▶ [What the exercise asks]:
All of the data should be restated exactly as it stands.

________________________________________

-          for (int i = 0; i < 8; ++i) {
-            const float4 ga = g4a[i], ba = b4a[i], gb = g4b[i], bb = b4b[i];
-            v0[4 * i] = (v0[4 * i] - mean) * rstd * ga.x + ba.x;             v1[4 * i] = (v1[4 * i] - mean) * rstd * gb.x + bb.x;
-            v0[4 * i + 1] = (v0[4 * i + 1] - mean) * rstd * ga.y + ba.y;     v1[4 * i + 1] = (v1[4 * i + 1] - mean) * rstd * gb.y + bb.y;
-            v0[4 * i + 2] = (v0[4 * i + 2] - mean) * rstd * ga.z + ba.z;     v1[4 * i + 2] = (v1[4 * i + 2] - mean) * rstd * gb.z + bb.z;
-            v0[4 * i + 3] = (v0[4 * i + 3] - mean) * rstd * ga.w + ba.w;     v1[4 * i + 3] = (v1[4 * i + 3] - mean) * rstd * gb.w + bb.w;
-          }
-          if (need_a) {
-#pragma unroll
-            for (int i = 0; i < 32; ++i) { v0[i] += a0[i]; v1[i] += a1[i]; }
-          }
-          emit(v0, ca, p.out_f32 != nullptr, p.out_split != nullptr);
-          emit(v1, cb, p.out_f32 != nullptr, p.out_split != nullptr);
+            if (need_a) {
+#pragma unroll
+              for (int i = 0; i < 32; ++i) v[i] += a[i];
+            }
+            emit(v, c0, p.out_f32 != nullptr, p.out_split != nullptr);
+          }
           continue;
         }
       }
 
       float* sbias = coef + (lt & 1) * 128;
-      if (grp == 0) {
-        for (int i = eg; i < BN; i += 128) sbias[i] = (p.bias && n0 + i < p.cout) ? __ldg(p.bias + n0 + i) : 0.f;
-        if (WIN) {
-          const int yy = y0 + (eg >> 4), xx = x0 + (eg & 15);
-          const long long token = ((long long)b * p.H + yy) * p.W + xx;
-          int drow = -1;
-          if (yy < p.H && xx < p.W && token < p.win_tokens) {
-            const Geom& g = p.win_g;
-            const int n = (int)(token / p.win_L);
-            const int t = (int)(token - (long long)n * p.win_L);
-            const int ty = t / g.w, tx = t - ty * g.w;
-            int yr = ty - g.sh; if (yr < 0) yr += g.h;
-            int xr = tx - g.sw; if (xr < 0) xr += g.w;
-            const int wy = yr / g.wh, wx = xr / g.ww;
-            drow = (n * g.nwin + wy * g.kw + wx) * p.win_lp + (yr - wy * g.wh) * g.ww + (xr - wx * g.ww);
-          }
-          reinterpret_cast<int*>(coef + 256)[(lt & 1) * 128 + eg] = drow;
-        }
+      if (r < BN) sbias[r] = (p.bias && n0 + r < p.cout) ? __ldg(p.bias + n0 + r) : 0.f;
+      if (WIN) {
+        const int yy = y0 + (r >> 4), xx = x0 + (r & 15);
+        const long long token = ((long long)b * p.H + yy) * p.W + xx;
+        int drow = -1;
+        if (yy < p.H && xx < p.W && token < p.win_tokens) {
+          const Geom& g = p.win_g;
+          const int n = (int)(token / p.win_L);
+          const int t = (int)(token - (long long)n * p.win_L);
+          const int ty = t / g.w, tx = t - ty * g.w;
+          int yr = ty - g.sh; if (yr < 0) yr += g.h;
+          int xr = tx - g.sw; if (xr < 0) xr += g.w;
+          const int wy = yr / g.wh, wx = xr / g.ww;
+          drow = (n * g.nwin + wy * g.kw + wx) * p.win_lp + (yr - wy * g.wh) * g.ww + (xr - wx * g.ww);
+        }
+        reinterpret_cast<int*>(coef + 256)[(lt & 1) * 128 + r] = drow;
       }
-      all_sync();
-      if (grp * 32 >= BN) continue;
+      epi_sync();
 
       constexpr int CH = BN < 32 ? BN : 32;
 #pragma unroll 1
-      for (int c0 = grp * 32; c0 < BN; c0 += 64) {
+      for (int c0 = 0; c0 < BN; c0 += 32) {
         const int co0 = n0 + c0;
         const bool live = co0 < p.cout;
         bool to_f32 = p.out_f32 != nullptr, to_split = p.out_split != nullptr;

________________________________________

▶ [Written answer]:
-          for (int i = 0; i < 8; ++i) {
-            const float4 ga = g4a[i], ba = b4a[i], gb = g4b[i], bb = b4b[i];
-            v0[4 * i] = (v0[4 * i] - mean) * rstd * ga.x + ba.x;             v1[4 * i] = (v1[4 * i] - mean) * rstd * gb.x + bb.x;
-            v0[4 * i + 1] = (v0[4 * i + 1] - mean) * rstd * ga.y + ba.y;     v1[4 * i + 1] = (v1[4 * i + 1] - mean) * rstd * gb.y + bb.y;
-            v0[4 * i + 2] = (v0[4 * i + 2] - mean) * rstd * ga.z + ba.z;     v1[4 * i + 2] = (v1[4 * i + 2] - mean) * rstd * gb.z + bb.z;
-            v0[4 * i + 3] = (v0[4 * i + 3] - mean) * rstd * ga.w + ba.w;     v1[4 * i + 3] = (v1[4 * i + 3] - mean) * rstd * gb.w + bb.w;
-          }
-          if (need_a) {
-#pragma unroll
-            for (int i = 0; i < 32; ++i) { v0[i] += a0[i]; v1[i] += a1[i]; }
-          }
-          emit(v0, ca, p.out_f32 != nullptr, p.out_split != nullptr);
-          emit(v1, cb, p.out_f32 != nullptr, p.out_split != nullptr);
+            if (need_a) {
+#pragma unroll
+              for (int i = 0; i < 32; ++i) v[i] += a[i];
+            }
+            emit(v, c0, p.out_f32 != nullptr, p.out_split != nullptr);
+          }
           continue;
         }
       }
 
       float* sbias = coef + (lt & 1) * 128;
-      if (grp == 0) {
-        for (int i = eg; i < BN; i += 128) sbias[i] = (p.bias && n0 + i < p.cout) ? __ldg(p.bias + n0 + i) : 0.f;
-        if (WIN) {
-          const int yy = y0 + (eg >> 4), xx = x0 + (eg & 15);
-          const long long token = ((long long)b * p.H + yy) * p.W + xx;
-          int drow = -1;
-          if (yy < p.H && xx < p.W && token < p.win_tokens) {
-            const Geom& g = p.win_g;
-            const int n = (int)(token / p.win_L);
-            const int t = (int)(token - (long long)n * p.win_L);
-            const int ty = t / g.w, tx = t - ty * g.w;
-            int yr = ty - g.sh; if (yr < 0) yr += g.h;
-            int xr = tx - g.sw; if (xr < 0) xr += g.w;
-            const int wy = yr / g.wh, wx = xr / g.ww;
-            drow = (n * g.nwin + wy * g.kw + wx) * p.win_lp + (yr - wy * g.wh) * g.ww + (xr - wx * g.ww);
-          }
-          reinterpret_cast<int*>(coef + 256)[(lt & 1) * 128 + eg] = drow;
-        }
+      if (r < BN) sbias[r] = (p.bias && n0 + r < p.cout) ? __ldg(p.bias + n0 + r) : 0.f;
+      if (WIN) {
+        const int yy = y0 + (r >> 4), xx = x0 + (r & 15);
+        const long long token = ((long long)b * p.H + yy) * p.W + xx;
+        int drow = -1;
+        if (yy < p.H && xx < p.W && token < p.win_tokens) {
+          const Geom& g = p.win_g;
+          const int n = (int)(token / p.win_L);
+          const int t = (int)(token - (long long)n * p.win_L);
+          const int ty = t / g.w, tx = t - ty * g.w;
+          int yr = ty - g.sh; if (yr < 0) yr += g.h;
+          int xr = tx - g.sw; if (xr < 0) xr += g.w;
+          const int wy = yr / g.wh, wx = xr / g.ww;
+          drow = (n * g.nwin + wy * g.kw + wx) * p.win_lp + (yr - wy * g.wh) * g.ww + (xr - wx * g.ww);
+        }
+        reinterpret_cast<int*>(coef + 256)[(lt & 1) * 128 + r] = drow;
       }
-      all_sync();
-      if (grp * 32 >= BN) continue;
+      epi_sync();
 
       constexpr int CH = BN < 32 ? BN : 32;
 #pragma unroll 1
-      for (int c0 = grp * 32; c0 < BN; c0 += 64) {
+      for (int c0 = 0; c0 < BN; c0 += 32) {
         const int co0 = n0 + c0;
         const bool live = co0 < p.cout;
         bool to_f32 = p.out_f32 != nullptr, to_split = p.out_split != nullptr;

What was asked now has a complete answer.